En Tocoa, Colón, ya sufre una crisis energética que los deja sin electricidad durante ocho horas diarias.

El nivel de la represa de El Cajón está actualmente en 240 metros sobre el nivel del mar.
El nivel de la represa de El Cajón está actualmente en 240 metros sobre el nivel del mar.

San Pedro Sula, Honduras

Durante el año anterior y lo que va de este, las lluvias han disminuido drásticamente en Honduras y esto impactará en la generación hidroeléctrica de energía del país.

Las autoridades de la Empresa Nacional de Energía Eléctrica (Enee) explicaron que esto no afectará al suministro energético para la mayoría del territorio hondureño durante 2014, pues este se programó desde diciembre del año anterior gracias al agua embalsada.

Reconocieron que hay preocupación porque la escasez de agua sí tendrá consecuencias en la generación eléctrica de 2015.

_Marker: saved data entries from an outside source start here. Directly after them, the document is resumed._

template <class Geo, int NS>
__global__ void __launch_bounds__(32 * NS)
huf_emit_kernel(Geo g, u8* __restrict__ cbuf, const u8* __restrict__ src, const Plan* __restrict__ plans, const u32* __restrict__ sharedCT)
{
    static_assert(NS == 4 || NS == 1, "4X or 1X");
    constexpr int NT = 32 * NS;
    constexpr u32 W = 512;
    __shared__ u32 ctab[256];
    constexpr u32 WP = W + 4;
    __shared__ __align__(16) u32 winAll[NS * WP];
    int const tid = threadIdx.x;
    unsigned const lane = tid & 31u; int const k = tid >> 5;
    u32 const b = blockIdx.x;
    const Plan& P = plans[b];
    if (P.state != 0) return;
    u32 const n = enc_len(g, b);
    const u8* const s = enc_src(g, src, b);
    u8* const d = enc_dst(g, cbuf, b);
    u32 const hSize = P.hSize, total = P.total;

    {   const u32* const ct = sharedCT ? sharedCT : P.ctable;
        if constexpr (NS == 4) {
            u32 const c0 = ct[tid], c1 = ct[tid + 128];
            ctab[tid] = (c0 >> 16) | (c0 << 8 & 0xFFFF00u); ctab[tid + 128] = (c1 >> 16) | (c1 << 8 & 0xFFFF00u);
        } else {
            #pragma unroll
            for (int i = tid; i < 256; i += NT) { u32 const c0 = ct[i]; ctab[i] = (c0 >> 16) | (c0 << 8 & 0xFFFF00u); }
        }
    }
    for (u32 i = tid; i < NS * WP; i += NT) winAll[i] = 0;
    for (u32 i = tid; i < hSize; i += NT) d[i] = P.header[i];
    if (NS == 4 && tid < 3) { u32 const v = P.streamBytes[tid]; d[hSize + 2 * tid] = (u8)v; d[hSize + 2 * tid + 1] = (u8)(v >> 8); }
    __syncthreads();
    {
        u32 const seg = (NS == 4) ? (n + 3) / 4 : n;
        int const segBeg = (int)(k * seg);
        int const segEnd = (k < NS - 1) ? (int)((k + 1) * seg) : (int)n;
        u32 sTab = (u32)__cvta_generic_to_shared(ctab);
        asm volatile("mov.u32 %0, %0;" : "+r"(sTab));
        u32* const win = winAll + k * WP;
        u32 sWin = (u32)__cvta_generic_to_shared(win);
        asm volatile("mov.u32 %0, %0;" : "+r"(sWin));
        u8* const gstart = d + P.streamOff[k];
        u32 const a0 = (u32)(reinterpret_cast<u64>(gstart) & 15);
        u32* const gw = reinterpret_cast<u32*>(gstart - a0);
        u32 const sBytes = (k < NS - 1) ? P.streamBytes[k] : total - P.streamOff[NS - 1];
        u32 const endByte = a0 + sBytes;
        u32 bitpos = 8u * a0;
        u32 flushed = 0;
        auto lds32 = [&](u32 a) -> u32 { u32 v; asm volatile("ld.shared.u32 %0, [%1];" : "=r"(v) : "r"(a)); return v; };
        auto lds64 = [&](u32 o) -> uint2 { u32 const e = lds32(sTab + (o >> 1)); return make_uint2(e >> 8, e & 0xFFu); };
        auto red_or = [&](u32 a, u32 v) { asm volatile("red.shared.or.b32 [%0], %1;" :: "r"(a), "r"(v) : "memory"); };
        auto red_or3 = [&](u32 a, u32 v0, u32 v1, u32 v2) {
            asm volatile("red.shared.or.b32 [%0], %1; red.shared.or.b32 [%0+4], %2; red.shared.or.b32 [%0+8], %3;" :: "r"(a), "r"(v0), "r"(v1), "r"(v2) : "memory");
        };
        auto scan = [&](u32 held, u32& excl) -> u32 {
            u32 incl = held;
            #pragma unroll
            for (int dd = 1; dd < 32; dd <<= 1)
                asm volatile("{ .reg .pred p; .reg .u32 t; shfl.sync.up.b32 t|p, %0, %1, 0, 0xffffffff; @p add.u32 %0, %0, t; }" : "+r"(incl) : "r"(dd));
            excl = incl - held;
            return __shfl_sync(FULL, incl, 31);
        };
        auto put = [&](u32 at, u32 x0, u32 x1) {
            u32 const sh = at & 31;
            red_or3(sWin + ((at >> 3) & (4 * (W - 1))), x0 << sh, __funnelshift_l(x0, x1, sh), __funnelshift_l(x1, 0, sh));
        };
        auto put96 = [&](u32 at, u32 z0, u32 z1, u32 z2) {
            u32 const sh = at & 31;
            asm volatile("red.shared.or.b32 [%0], %1; red.shared.or.b32 [%0+4], %2; red.shared.or.b32 [%0+8], %3; red.shared.or.b32 [%0+12], %4;"
                         :: "r"(sWin + ((at >> 3) & (4 * (W - 1)))), "r"(z0 << sh), "r"(__funnelshift_l(z0, z1, sh)), "r"(__funnelshift_l(z1, z2, sh)),
                            "r"(__funnelshift_l(z2, 0, sh)) : "memory");
        };
        auto flush = [&](bool all) {
            u32 const upTo = all ? (endByte + 3) / 4 : (bitpos >> 5);
            if (!all && flushed + 128 > upTo) return;
            __syncwarp();
            while (all ? flushed < upTo : flushed + 128 <= upTo) {
                u32 const j = flushed + 4 * lane;
                if (j < upTo) {
                    u32 const i = j & (W - 1);
                    uint4 v = *reinterpret_cast<uint4*>(win + i);
                    *reinterpret_cast<uint4*>(win + i) = make_uint4(0, 0, 0, 0);
                    if (i == 0) { v.x |= win[W]; v.y |= win[W + 1]; v.z |= win[W + 2]; win[W] = 0; win[W + 1] = 0; win[W + 2] = 0; }
                    if (!all && (j != 0 || a0 == 0)) *reinterpret_cast<uint4*>(gw + j) = v;
                    else store_piece_exact<Geo>(gw, j, v, a0, endByte);
                }
                flushed += 128;
            }
        };
        auto place = [&](u32 x0, u32 x1, u32 held) -> u32 {
            u32 excl; u32 const sum = scan(held, excl);
            put(bitpos + excl, x0, x1);
            return sum;
        };
        constexpr int PF = 4;
        int hiCur = segEnd;
        {
            bool const al8 = ((reinterpret_cast<u64>(s) + (u64)segEnd) & 7) == 0;
            int const nBig = al8 ? (segEnd - segBeg) / 256 : 0;
            const uint2* gq = reinterpret_cast<const uint2*>(s + segEnd) - 1 - lane;
            auto half = [&](u32 w, u32& a0, u32& a1) -> u32 {
                u32 const e0 = lds32(sTab + 4 * __byte_perm(w, 0, 0x4443)), e1 = lds32(sTab + 4 * __byte_perm(w, 0, 0x4442));
                u32 const e2 = lds32(sTab + 4 * __byte_perm(w, 0, 0x4441)), e3 = lds32(sTab + 4 * __byte_perm(w, 0, 0x4440));
                u32 const p01 = (e0 >> 8) | __funnelshift_l(0, e1 >> 8, e0), l01 = e0 + e1;
                u32 const p23 = (e2 >> 8) | __funnelshift_l(0, e3 >> 8, e2), l23 = e2 + e3;
                a0 = p01 | __funnelshift_l(0, p23, l01); a1 = __funnelshift_l(p23, 0, l01);
                return (l01 + l23) & 0xFFu;
            };
            auto merge = [&](u32 x0, u32 x1, u32 lx, u32 y0, u32 y1, u32& z0, u32& z1, u32& z2) {
                u32 const t0 = __funnelshift_l(0, y0, lx), t1 = __funnelshift_l(y0, y1, lx), t2 = __funnelshift_l(y1, 0, lx);
                bool const far = (lx & 32u) != 0;
                z0 = x0 | (far ? 0u : t0); z1 = x1 | (far ? t0 : t1); z2 = far ? t1 : t2;
            };
            auto big2 = [&](uint2 curA, uint2 curB) {
                u32 x0, x1, y0, y1, za0, za1, za2, zb0, zb1, zb2;
                u32 lx = half(curA.y, x0, x1), ly = half(curA.x, y0, y1);
                merge(x0, x1, lx, y0, y1, za0, za1, za2);
                u32 const la = lx + ly;
                lx = half(curB.y, x0, x1); ly = half(curB.x, y0, y1);
                merge(x0, x1, lx, y0, y1, zb0, zb1, zb2);
                u32 const lb = lx + ly;
                u32 excl; u32 const sum = scan(la | (lb << 16), excl);
                u32 const sumA = sum & 0xFFFFu;
                put96(bitpos + (excl & 0xFFFFu), za0, za1, za2);
                put96(bitpos + sumA + (excl >> 16), zb0, zb1, zb2);
                bitpos += sumA + (sum >> 16);
                flush(false);
            };
            constexpr int PB = 2;
            int const rounds = nBig / PB;
            uint2 bufA[PB], bufB[PB];
            #pragma unroll
            for (int i = 0; i < PB; i++) { bufA[i] = rounds > 0 ? __ldg(gq - 32 * i) : make_uint2(0, 0); bufB[i] = make_uint2(0, 0); }
            auto round = [&](uint2 (&X)[PB], uint2 (&Y)[PB], int r) {
                gq -= 32 * PB;
                uint2 const c0 = X[0], c1 = X[1];
                if (r + 1 < rounds) { Y[0] = __ldg(gq); Y[1] = __ldg(gq - 32); }
                big2(c0, c1);
            };
            int r = 0;
            #pragma unroll 1
            for (; r + 1 < rounds; r += 2) { round(bufA, bufB, r); round(bufB, bufA, r + 1); }
            if (r < rounds) round(bufA, bufB, r);
            hiCur -= 256 * rounds * PB;
        }
        bool const wordAligned = ((reinterpret_cast<u64>(s) + (u64)hiCur) & 3) == 0;
        int const nFull = wordAligned ? (hiCur - segBeg) / 128 : 0;
        {
            const u32* gp = reinterpret_cast<const u32*>(s + hiCur) - 1 - lane;
            auto group = [&](u32 o0, u32 o1, u32 o2, u32 o3) {
                uint2 const e0 = lds64(o0), e1 = lds64(o1), e2 = lds64(o2), e3 = lds64(o3);
                u32 const p01 = e0.x | (e1.x << e0.y), l01 = e0.y + e1.y;
                u32 const p23 = e2.x | (e3.x << e2.y), l23 = e2.y + e3.y;
                u32 const a0 = p01 | (p23 << l01), a1 = __funnelshift_l(p23, 0, l01);
                bitpos += place(a0, a1, l01 + l23);
                flush(false);
            };
            int const rounds = nFull / PF;
            u32 bufA[PF], bufB[PF];
            #pragma unroll
            for (int i = 0; i < PF; i++) { bufA[i] = rounds > 0 ? __ldg(gp - 32 * i) : 0u; bufB[i] = 0u; }
            auto round = [&](u32 (&X)[PF], u32 (&Y)[PF], int r) {
                gp -= 32 * PF;
                bool const more = r + 1 < rounds;
                #pragma unroll
                for (int i = 0; i < PF; i++) {
                    u32 const cur = X[i];
                    if (more) Y[i] = __ldg(gp - 32 * i);
                    group(8 * (cur >> 24), 8 * __byte_perm(cur, 0, 0x4442), 8 * __byte_perm(cur, 0, 0x4441), 8 * (cur & 0xFFu));
                }
            };
            int r = 0;
            #pragma unroll 1
            for (; r + 1 < rounds; r += 2) { round(bufA, bufB, r); round(bufB, bufA, r + 1); }
            if (r < rounds) round(bufA, bufB, r);
            for (int j = rounds * PF; j < nFull; j++) {
                u32 const cur = __ldg(reinterpret_cast<const u32*>(s + hiCur) - 1 - lane - 32 * j);
                group(8 * (cur >> 24), 8 * __byte_perm(cur, 0, 0x4442), 8 * __byte_perm(cur, 0, 0x4441), 8 * (cur & 0xFFu));
            }
        }
        {
            int const rest = hiCur - 128 * nFull;
            auto fetch = [&](int hi) -> u32 {
                int const top = hi - 4 * (int)lane;
                u32 v = 0;
                if (top - 4 >= segBeg && ((reinterpret_cast<u64>(s + top) & 3) == 0)) v = __ldg(reinterpret_cast<const u32*>(s + top - 4));
                else if (top > segBeg) {
                    #pragma unroll
                    for (int j = 0; j < 4; j++) { int const i = top - 1 - j; if (i >= segBeg) v |= (u32)s[i] << (8 * (3 - j)); }
                }
                return v;
            };
            #pragma unroll 1
            for (int hi = rest; hi > segBeg; hi -= 128) {
                u32 const cur = fetch(hi);
                int const nValid = hi - 4 * (int)lane - segBeg;
                u64 acc = 0; u32 held = 0;
                #pragma unroll
                for (int j = 0; j < 4; j++) {
                    uint2 const e = lds64(8 * ((cur >> (8 * (3 - j))) & 0xFF));
                    if (j < nValid) { acc |= (u64)e.x << held; held += e.y; }
                }
                bitpos += place((u32)acc, (u32)(acc >> 32), held);
                flush(false);
            }
        }
        if (lane == 0) red_or(sWin + 4 * ((bitpos >> 5) & (W - 1)), 1u << (bitpos & 31));
        bitpos += 1;
        flush(true);
    }
}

Aunque por ahora no ha habido dificultades en las principales plantas hidroeléctricas, todo apunta a que el próximo año, si se mantiene la tendencia del verano largo y persiste la falta de lluvias, el Gobierno tendrá que solicitar que se incremente la generación de energía térmica y también las importaciones energéticas para suplir las necesidades de electricidad del país.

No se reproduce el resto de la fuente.